▸ **Extracted material**

__device__ __forceinline__ void vn_init(const QcParams& p, const WarpCtx& w, const VnLane& vl, const float* llr_s,
                                        const int4* s_col, uint32_t s_ce) {
    for (int cc = w.grp; cc < p.n_cols; cc += w.G) {
        const int4 ci = s_col[cc];
        if (w.lane_i < ci.z) vn_qc_loop<1>(s_ce + 8 * ci.x, ci.y, vl, llr_s[ci.w + w.lane_i], 0.f);
    }
}

constexpr int kQcThreads = 768;

template <int RULE, int REP, bool EARLY>
__global__ void __launch_bounds__(kQcThreads, 1) ldpc_bp_qc_kernel(const __grid_constant__ QcParams p) {
    const int T = blockDim.x, tid = threadIdx.x, lane = tid & 31, warp = tid >> 5, W = T >> 5;
    const int Z = p.Z, N = p.N, Zb = (Z + 31) >> 5;
    unsigned char* const smem_raw = sb_smem + (RULE == SB_CN_BOXPLUS_PHI ? LogTab<REP>::bytes : 0);
    const int off_llr = p.E_alloc * 4;
    const int off_col = (off_llr + N * 4 + 15) & ~15;
    const int off_row = off_col + p.n_cols * 16;
    const int off_ce = off_row + p.n_rows * 16;
    const int off_bar = (off_ce + p.nnz * 8 + 15) & ~15;
    float* msg = reinterpret_cast<float*>(smem_raw);
    float* llr_s = reinterpret_cast<float*>(smem_raw + off_llr);
    int4* s_col = reinterpret_cast<int4*>(smem_raw + off_col);
    int4* s_row = reinterpret_cast<int4*>(smem_raw + off_row);
    int2* s_ce_p = reinterpret_cast<int2*>(smem_raw + off_ce);
    uint64_t* bar = reinterpret_cast<uint64_t*>(smem_raw + off_bar);
    int* sat_flag = reinterpret_cast<int*>(smem_raw + off_bar + 8);
    int* unsat = reinterpret_cast<int*>(smem_raw + off_bar + 12);
    unsigned char* hd = EARLY ? smem_raw + off_bar + 16 : nullptr;
    const uint32_t msgb = smem_u32(smem_raw);
    const uint32_t s_ce = msgb + off_ce;
    WarpCtx w;
    w.G = W / Zb;
    w.grp = warp / Zb;
    w.lane_i = (warp - w.grp * Zb) * 32 + lane;
    VnLane vl{4u * w.lane_i, 4u * (w.lane_i + Z), (4u * w.lane_i) << 16 | 0xffffu};
    asm("" : "+r"(vl.j4), "+r"(vl.j4w), "+r"(vl.jk));

    for (int i = tid; i < p.n_cols; i += T) s_col[i] = p.col_info[i];
    for (int i = tid; i < p.n_rows; i += T) s_row[i] = p.row_info[i];
    for (int i = tid; i < p.nnz; i += T) {
        const int2 e = p.col_edge[i];
        const uint32_t s4 = (uint32_t)e.y & 0xffffu;
        s_ce_p[i] = make_int2((int)(msgb + (uint32_t)e.x - s4), (int)(s4 << 16 | (uint32_t)e.y >> 16));
    }
    const LogTab<REP> lt(lane);
    if (RULE == SB_CN_BOXPLUS_PHI) LogTab<REP>::fill(tid, T);
    if (p.use_tma && tid == 0) mbar_init(bar);
    __syncthreads();

    const float clip = p.llr_max;
    const float phi_max = sb_phif(0.f);
    uint32_t tma_phase = 0;

    for (long long b = blockIdx.x; b < p.B; b += gridDim.x) {
        load_channel_llr(llr_s, p.llr + (size_t)b * p.n_in, p.in_idx, N, p.n_in, clip, p.use_tma, msg, bar, tma_phase,
                         tid, T);
        __syncthreads();
        if (tid == 0) *sat_flag = 0;
        vn_init(p, w, vl, llr_s, s_col, s_ce);
        __syncthreads();
        if (p.num_iter == 0) {
            for (int v = tid; v < N; v += T) {
                int o = p.out_pos[v];
                if (o >= 0) p.out[(size_t)b * p.n_out + o] = decoder_out(llr_s[v], p.hard_out);
            }
        }
        int limit = p.num_iter;
        for (int it = 0; it < limit; ++it) {
            if (EARLY && it > 0 && it < limit - 1) {
                if (tid == 0) *unsat = 0;
                __syncthreads();
                syndrome_pass(p, w, s_row, hd, unsat);
                __syncthreads();
                if (*unsat == 0) limit = it + 1;
            }
            const bool final_pass = it == limit - 1;
            const bool sc = *sat_flag != 0;
            if (final_pass && tid == 0 && p.use_tma && b + gridDim.x < p.B)
                asm volatile("cp.async.bulk.prefetch.L2.global [%0], %1;" ::"l"(p.llr + (size_t)(b + gridDim.x) * p.n_in),
                             "r"((uint32_t)p.n_in * 4u) : "memory");
            if constexpr (RULE == SB_CN_BOXPLUS_PHI) {
                if (sc) cn_vote_pass(p, w, msg, llr_s, s_row, clip, !final_pass, phi_max, sat_flag, lt, hd);
                else cn_all<RULE>(p, w, msg, llr_s, s_row, clip, !final_pass, sat_flag, lt, hd);
            } else {
                cn_all<RULE>(p, w, msg, llr_s, s_row, clip, !final_pass, sat_flag, lt, hd);
            }
            __syncthreads();
            vn_all<true>(p, w, vl, llr_s, s_col, s_ce, clip, final_pass, final_pass, b, hd);
            __syncthreads();
        }
        if (EARLY && p.iters_out && tid == 0) p.iters_out[b] = limit;
        if (p.state_out) {
            store_state(p.state_out + (size_t)b * p.E, msg, p.slot_of_edge, p.E, tid, T);
            __syncthreads();
        }
    }
}

size_t qc_smem_bytes(const sb_ldpc_graph* g, int tab_rep, int early = 0) {
    return (early ? (size_t)g->N + 16 : 0) + ((size_t)g->qc_nnz * g->qc_Z + g->N) * 4 + 16 + (size_t)g->qc_cols * 16 + (size_t)g->qc_rows * 16 +
           (size_t)g->qc_nnz * 8 + 16 + 16 + (size_t)tab_rep * SB_LOGTAB_N * 8;
}

template <int RULE, bool EARLY>
int launch_qc(const QcParams& p, int num_sms, int threads, size_t smem, cudaStream_t stream) {
    auto kern = ldpc_bp_qc_kernel<RULE, 16, EARLY>;
    if constexpr (RULE == SB_CN_BOXPLUS_PHI) {
        if (p.tab_rep == 8) kern = ldpc_bp_qc_kernel<RULE, 8, EARLY>;
        if (p.tab_rep == 1) kern = ldpc_bp_qc_kernel<RULE, 1, EARLY>;
    }
    return sb_launch_decoder(kern, p, num_sms, threads, smem, LLONG_MAX, stream, "sb_ldpc_decode(qc)");
}

}

extern "C" int sb_ldpc_graph_set_qc(sb_ldpc_graph* g, int32_t Z, int32_t n_entries, const int32_t* base_row,
                                    const int32_t* base_col, const int32_t* shift) {
    SB_CHECK_ARG(g && Z > 0 && Z <= 16383 && n_entries > 0 && base_row && base_col && shift, "sb_ldpc_graph_set_qc: bad arguments");
    SB_CHECK_ARG((int)g->h_cn.size() == g->E, "sb_ldpc_graph_set_qc: handle holds no edge list");
    SB_CHECK_ARG(!g->ref_order, "sb_ldpc_graph_set_qc: the QC kernel sums in ascending neighbour order; graphs created with "
                                "sb_ldpc_graph_create_ordered stay on the generic kernel");
    const int C = g->C, N = g->N, E = g->E;
    const int n_rows = (C + Z - 1) / Z, n_cols = (N + Z - 1) / Z;
    auto zrow = [&](int r) { return std::min(Z, C - r * Z); };
    auto zcol = [&](int c) { return std::min(Z, N - c * Z); };
    struct Ent { int r, c, s; };
    std::vector<Ent> ents;
    for (int k = 0; k < n_entries; ++k) {
        if (base_row[k] < 0 || base_col[k] < 0 || shift[k] < 0) { sb_set_error("sb_ldpc_graph_set_qc: negative entry"); return SB_EINVAL; }
        if (base_row[k] >= n_rows || base_col[k] >= n_cols) continue;
        ents.push_back({base_row[k], base_col[k], shift[k] % Z});
    }
    std::vector<long long> keys(E);
    for (int e = 0; e < E; ++e) keys[e] = ((long long)g->h_cn[e] << 32) | (unsigned)g->h_vn[e];
    std::sort(keys.begin(), keys.end());
    long long total = 0;
    for (const Ent& en : ents)
        for (int i = 0; i < zrow(en.r); ++i) {
            int j = (i + en.s) % Z;
            long long key = ((long long)(en.r * Z + i) << 32) | (unsigned)(en.c * Z + j);
            if (j >= zcol(en.c) || !std::binary_search(keys.begin(), keys.end(), key)) {
// ... 52 lines not shown
                    for (size_t q = r0; q < r1; ++q) slots.push_back(q);
                    std::stable_sort(slots.begin(), slots.end(), [&](size_t a, size_t b) { return load[a % G] < load[b % G]; });
                    for (size_t q : slots) {
                        order[q] = items[next++];
                        load[q % G] += deg[order[q]];
                    }
                }
                pos = end;
            }
        };
        balance(rorder, rdeg, row_class);
        balance(corder, cdeg, col_class);
    }
    std::vector<int> row_cls_end(kRowClasses, 0), col_cls_end(kColClasses, 0);
    for (int r = 0; r < n_rows; ++r) for (int k = row_class(r); k < kRowClasses; ++k) ++row_cls_end[k];
    for (int c = 0; c < n_cols; ++c) for (int k = col_class(c); k < kColClasses; ++k) ++col_cls_end[k];
    std::vector<int> be_of((size_t)n_rows * n_cols, -1);
    std::vector<int> row_info(4 * n_rows), row_edge;
    int be = 0;
    for (int rr = 0; rr < n_rows; ++rr) {
        int r = rorder[rr];
        row_info[4 * rr] = be;
        row_info[4 * rr + 1] = rdeg[r];
        row_info[4 * rr + 2] = zrow(r);
        row_info[4 * rr + 3] = fused_col_of_row[r] >= 0 ? (fused_col_of_row[r] | (by_row[r].back().s << 16)) : -1;
        for (const Ent& en : by_row[r]) {
            if (be_of[(size_t)en.r * n_cols + en.c] != -1) { sb_set_error("sb_ldpc_graph_set_qc: duplicate base entry"); return SB_EINVAL; }
            be_of[(size_t)en.r * n_cols + en.c] = be++;
            row_edge.push_back(en.c * Z);
            row_edge.push_back(en.s);
        }
    }
    const int nnz = be;
    std::vector<int> col_info(4 * n_cols), col_edge(2 * (size_t)nnz);
    int ce = 0;
    for (int cc = 0; cc < n_cols; ++cc) {
        int c = corder[cc];
        col_info[4 * cc] = ce;
        for (const Ent& en : by_col[c]) {
            col_edge[2 * ce] = be_of[(size_t)en.r * n_cols + en.c] * Z * 4;
            col_edge[2 * ce + 1] = (en.s * 4) | ((zrow(en.r) * 4) << 16);
            ++ce;
        }
        col_info[4 * cc + 1] = cdeg[c];
        col_info[4 * cc + 2] = zcol(c);
        col_info[4 * cc + 3] = c * Z;
    }
    std::vector<int> in_nat(N), out_nat(N), slot(E);
    for (int r = 0; r < N; ++r) { in_nat[g->vn_order[r]] = g->in_idx[r]; out_nat[g->vn_order[r]] = g->out_pos[r]; }
    for (int e = 0; e < E; ++e) {
        int r = g->h_cn[e] / Z, i = g->h_cn[e] % Z, c = g->h_vn[e] / Z;
        slot[e] = be_of[(size_t)r * n_cols + c] * Z + i;
    }
    g->qc = true; g->qc_Z = Z; g->qc_rows = n_rows; g->qc_cols = n_cols; g->qc_nnz = nnz;
    g->qc_max_row_deg = *std::max_element(rdeg.begin(), rdeg.end());
    g->qc_max_col_deg = *std::max_element(cdeg.begin(), cdeg.end());
    g->qc_row_info.swap(row_info); g->qc_col_info.swap(col_info); g->qc_col_edge.swap(col_edge);
    g->qc_row_cls_end = row_cls_end; g->qc_col_cls_end = col_cls_end;
    g->qc_in_idx.swap(in_nat); g->qc_out_pos.swap(out_nat); g->qc_slot_of_edge.swap(slot); g->qc_row_edge.swap(row_edge);
    g->qc_tables.set(g->qc_row_info, g->qc_col_info, g->qc_col_edge, g->qc_in_idx, g->qc_out_pos, g->qc_slot_of_edge,
                     g->qc_row_edge);
    return SB_OK;
}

▸ **About this exercise**
Starting with the line that holds "load_channel_llr(llr_s, p.llr +" and ending with the line that holds "if (*unsat == 0)", retype every line in the data above exactly, and nothing else.

▸ **Response to this exercise**
        load_channel_llr(llr_s, p.llr + (size_t)b * p.n_in, p.in_idx, N, p.n_in, clip, p.use_tma, msg, bar, tma_phase,
                         tid, T);
        __syncthreads();
        if (tid == 0) *sat_flag = 0;
        vn_init(p, w, vl, llr_s, s_col, s_ce);
        __syncthreads();
        if (p.num_iter == 0) {
            for (int v = tid; v < N; v += T) {
                int o = p.out_pos[v];
                if (o >= 0) p.out[(size_t)b * p.n_out + o] = decoder_out(llr_s[v], p.hard_out);
            }
        }
        int limit = p.num_iter;
        for (int it = 0; it < limit; ++it) {
            if (EARLY && it > 0 && it < limit - 1) {
                if (tid == 0) *unsat = 0;
                __syncthreads();
                syndrome_pass(p, w, s_row, hd, unsat);
                __syncthreads();
                if (*unsat == 0) limit = it + 1;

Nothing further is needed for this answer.